Stored data
-            const v2f w[4] = {{w0.x, w0.y}, {w0.z, w0.w}, {w1.x, w1.y}, {w1.z, w1.w}};
-#pragma unroll
-            for (int j = 0; j < 4; ++j) {
-                const v2f xx = {xv[2 * j + kx], xv[2 * j + kx]};
-#pragma unroll
-                for (int e = 0; e < 4; ++e) acc[j][e] = __builtin_elementwise_fma(xx, w[e], acc[j][e]);
+    first32_stage_rows<WS>(xs, x + (size_t)n * d.HB * (2 * WS), 2 * oy0 - 1, IR, d.HB, tid);
+    const v2f b0 = bias ? v2f{bias[cq * 4], bias[cq * 4 + 1]} : v2f{0.f, 0.f};
+    const v2f b1 = bias ? v2f{bias[cq * 4 + 2], bias[cq * 4 + 3]} : v2f{0.f, 0.f};
+    __syncthreads();
+    v2f w0[25], w1[25];
+#pragma unroll
+    for (int t = 0; t < 25; ++t) {
+        const float4 w = *reinterpret_cast<const float4*>(ws + t * 32 + cq * 4);
+        w0[t] = v2f{w.x, w.y}; w1[t] = v2f{w.z, w.w};
+    }
+    float* ob = out + ((size_t)n * d.HS + oy0) * WS * 32 + cq * 4;
+#pragma unroll 2
+    for (int j = 0; j < 8; ++j) {
+        const int p = j * 32 + pl;
+        const float* xr = xs + 2 * (p / WS) * XS + 2 * (p % WS) + 3;
+        v2f a0 = b0, a1 = b1;
+#pragma unroll
+        for (int ky = 0; ky < 5; ++ky) {
+            const float xa = xr[ky * XS];
+            const float2 xb = *reinterpret_cast<const float2*>(xr + ky * XS + 1);
+            const float2 xc = *reinterpret_cast<const float2*>(xr + ky * XS + 3);
+            const float xv[5] = {xa, xb.x, xb.y, xc.x, xc.y};
+#pragma unroll
+            for (int kx = 0; kx < 5; ++kx) {
+                const v2f xx = {xv[kx], xv[kx]};
+                a0 = __builtin_elementwise_fma(xx, w0[ky * 5 + kx], a0);
+                a1 = __builtin_elementwise_fma(xx, w1[ky * 5 + kx], a1);
             }
         }
-    }
-    const size_t oe = (((size_t)n * d.HS + oy0 + rl) * WS + 4 * pg) * 32 + q * 8;
-    float* o = out + oe;
-#pragma unroll
-    for (int j = 0; j < 4; ++j) {
-        *reinterpret_cast<float4*>(o + j * 32) = make_float4(acc[j][0].x, acc[j][0].y, acc[j][1].x, acc[j][1].y);
-        *reinterpret_cast<float4*>(o + j * 32 + 4) = make_float4(acc[j][2].x, acc[j][2].y, acc[j][3].x, acc[j][3].y);
-    }
-}
-
-template <int WS>
+        *reinterpret_cast<float4*>(ob + (size_t)p * 32) = make_float4(a0.x, a0.y, a1.x, a1.y);
+    }
+}
+
+template <int WS, int RPB>
 __global__ void __launch_bounds__(256) conv_first_wgrad32_kernel(UadConvDesc d, const float* __restrict__ x, const float* __restrict__ g,
-                                                                 int RPB, float* __restrict__ partial) {
-    constexpr int XW = 2 * WS + 4, NP = WS / 32, MAXR = 16;
-    __shared__ __attribute__((aligned(16))) float xs[(2 * MAXR + 3) * XW];
+                                                                 float* __restrict__ partial) {
+    constexpr int XS = 2 * WS + 8, NP = WS / 32, IR = 2 * RPB + 3, NL = RPB * NP, DEPTH = NL <= 16 ? NL : 8;
+    static_assert(DEPTH % NP == 0 && NL % DEPTH == 0, "the ring holds whole rows and divides the block");
+    __shared__ __attribute__((aligned(16))) float xs[IR * XS];
     __shared__ __attribute__((aligned(16))) float red[4][25 * 32];
     const int tid = threadIdx.x, cq = tid & 7, pl = tid >> 3;
     const int row0 = blockIdx.x * RPB;
     const int n = row0 / d.HS, oy0 = row0 % d.HS;
-    for (int i = tid; i < (2 * RPB + 3) * XW; i += 256) {
-        const int r = i / XW, xx = i % XW;
-        const int iy = 2 * oy0 - 1 + r, ix = xx - 1;
-        xs[i] = ((unsigned)iy < (unsigned)d.HB && (unsigned)ix < (unsigned)d.WB) ? x[((size_t)n * d.HB + iy) * d.WB + ix] : 0.f;
-    }
+    const float* gb = g + ((size_t)row0 * WS + pl) * 32 + cq * 4;
+    float4 ring[DEPTH];
+#pragma unroll
+    for (int s = 0; s < DEPTH; ++s) ring[s] = *reinterpret_cast<const float4*>(gb + ((size_t)(s / NP) * WS + (s % NP) * 32) * 32);
+    first32_stage_rows<WS>(xs, x + (size_t)n * d.HB * (2 * WS), 2 * oy0 - 1, IR, d.HB, tid);
     v2f acc[25][2];
 #pragma unroll
     for (int t = 0; t < 25; ++t) { acc[t][0] = v2f{0.f, 0.f}; acc[t][1] = v2f{0.f, 0.f}; }
-    const float* gb = g + ((size_t)row0 * WS + pl) * 32 + cq * 4;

§ **What you should do**:
Reproduce all records exactly, without omissions.

§ **Task result**:
-            const v2f w[4] = {{w0.x, w0.y}, {w0.z, w0.w}, {w1.x, w1.y}, {w1.z, w1.w}};
-#pragma unroll
-            for (int j = 0; j < 4; ++j) {
-                const v2f xx = {xv[2 * j + kx], xv[2 * j + kx]};
-#pragma unroll
-                for (int e = 0; e < 4; ++e) acc[j][e] = __builtin_elementwise_fma(xx, w[e], acc[j][e]);
+    first32_stage_rows<WS>(xs, x + (size_t)n * d.HB * (2 * WS), 2 * oy0 - 1, IR, d.HB, tid);
+    const v2f b0 = bias ? v2f{bias[cq * 4], bias[cq * 4 + 1]} : v2f{0.f, 0.f};
+    const v2f b1 = bias ? v2f{bias[cq * 4 + 2], bias[cq * 4 + 3]} : v2f{0.f, 0.f};
+    __syncthreads();
+    v2f w0[25], w1[25];
+#pragma unroll
+    for (int t = 0; t < 25; ++t) {
+        const float4 w = *reinterpret_cast<const float4*>(ws + t * 32 + cq * 4);
+        w0[t] = v2f{w.x, w.y}; w1[t] = v2f{w.z, w.w};
+    }
+    float* ob = out + ((size_t)n * d.HS + oy0) * WS * 32 + cq * 4;
+#pragma unroll 2
+    for (int j = 0; j < 8; ++j) {
+        const int p = j * 32 + pl;
+        const float* xr = xs + 2 * (p / WS) * XS + 2 * (p % WS) + 3;
+        v2f a0 = b0, a1 = b1;
+#pragma unroll
+        for (int ky = 0; ky < 5; ++ky) {
+            const float xa = xr[ky * XS];
+            const float2 xb = *reinterpret_cast<const float2*>(xr + ky * XS + 1);
+            const float2 xc = *reinterpret_cast<const float2*>(xr + ky * XS + 3);
+            const float xv[5] = {xa, xb.x, xb.y, xc.x, xc.y};
+#pragma unroll
+            for (int kx = 0; kx < 5; ++kx) {
+                const v2f xx = {xv[kx], xv[kx]};
+                a0 = __builtin_elementwise_fma(xx, w0[ky * 5 + kx], a0);
+                a1 = __builtin_elementwise_fma(xx, w1[ky * 5 + kx], a1);
             }
         }
-    }
-    const size_t oe = (((size_t)n * d.HS + oy0 + rl) * WS + 4 * pg) * 32 + q * 8;
-    float* o = out + oe;
-#pragma unroll
-    for (int j = 0; j < 4; ++j) {
-        *reinterpret_cast<float4*>(o + j * 32) = make_float4(acc[j][0].x, acc[j][0].y, acc[j][1].x, acc[j][1].y);
-        *reinterpret_cast<float4*>(o + j * 32 + 4) = make_float4(acc[j][2].x, acc[j][2].y, acc[j][3].x, acc[j][3].y);
-    }
-}
-
-template <int WS>
+        *reinterpret_cast<float4*>(ob + (size_t)p * 32) = make_float4(a0.x, a0.y, a1.x, a1.y);
+    }
+}
+
+template <int WS, int RPB>
 __global__ void __launch_bounds__(256) conv_first_wgrad32_kernel(UadConvDesc d, const float* __restrict__ x, const float* __restrict__ g,
-                                                                 int RPB, float* __restrict__ partial) {
-    constexpr int XW = 2 * WS + 4, NP = WS / 32, MAXR = 16;
-    __shared__ __attribute__((aligned(16))) float xs[(2 * MAXR + 3) * XW];
+                                                                 float* __restrict__ partial) {
+    constexpr int XS = 2 * WS + 8, NP = WS / 32, IR = 2 * RPB + 3, NL = RPB * NP, DEPTH = NL <= 16 ? NL : 8;
+    static_assert(DEPTH % NP == 0 && NL % DEPTH == 0, "the ring holds whole rows and divides the block");
+    __shared__ __attribute__((aligned(16))) float xs[IR * XS];
     __shared__ __attribute__((aligned(16))) float red[4][25 * 32];
     const int tid = threadIdx.x, cq = tid & 7, pl = tid >> 3;
     const int row0 = blockIdx.x * RPB;
     const int n = row0 / d.HS, oy0 = row0 % d.HS;
-    for (int i = tid; i < (2 * RPB + 3) * XW; i += 256) {
-        const int r = i / XW, xx = i % XW;
-        const int iy = 2 * oy0 - 1 + r, ix = xx - 1;
-        xs[i] = ((unsigned)iy < (unsigned)d.HB && (unsigned)ix < (unsigned)d.WB) ? x[((size_t)n * d.HB + iy) * d.WB + ix] : 0.f;
-    }
+    const float* gb = g + ((size_t)row0 * WS + pl) * 32 + cq * 4;
+    float4 ring[DEPTH];
+#pragma unroll
+    for (int s = 0; s < DEPTH; ++s) ring[s] = *reinterpret_cast<const float4*>(gb + ((size_t)(s / NP) * WS + (s % NP) * 32) * 32);
+    first32_stage_rows<WS>(xs, x + (size_t)n * d.HB * (2 * WS), 2 * oy0 - 1, IR, d.HB, tid);
     v2f acc[25][2];
 #pragma unroll
     for (int t = 0; t < 25; ++t) { acc[t][0] = v2f{0.f, 0.f}; acc[t][1] = v2f{0.f, 0.f}; }
-    const float* gb = g + ((size_t)row0 * WS + pl) * 32 + cq * 4;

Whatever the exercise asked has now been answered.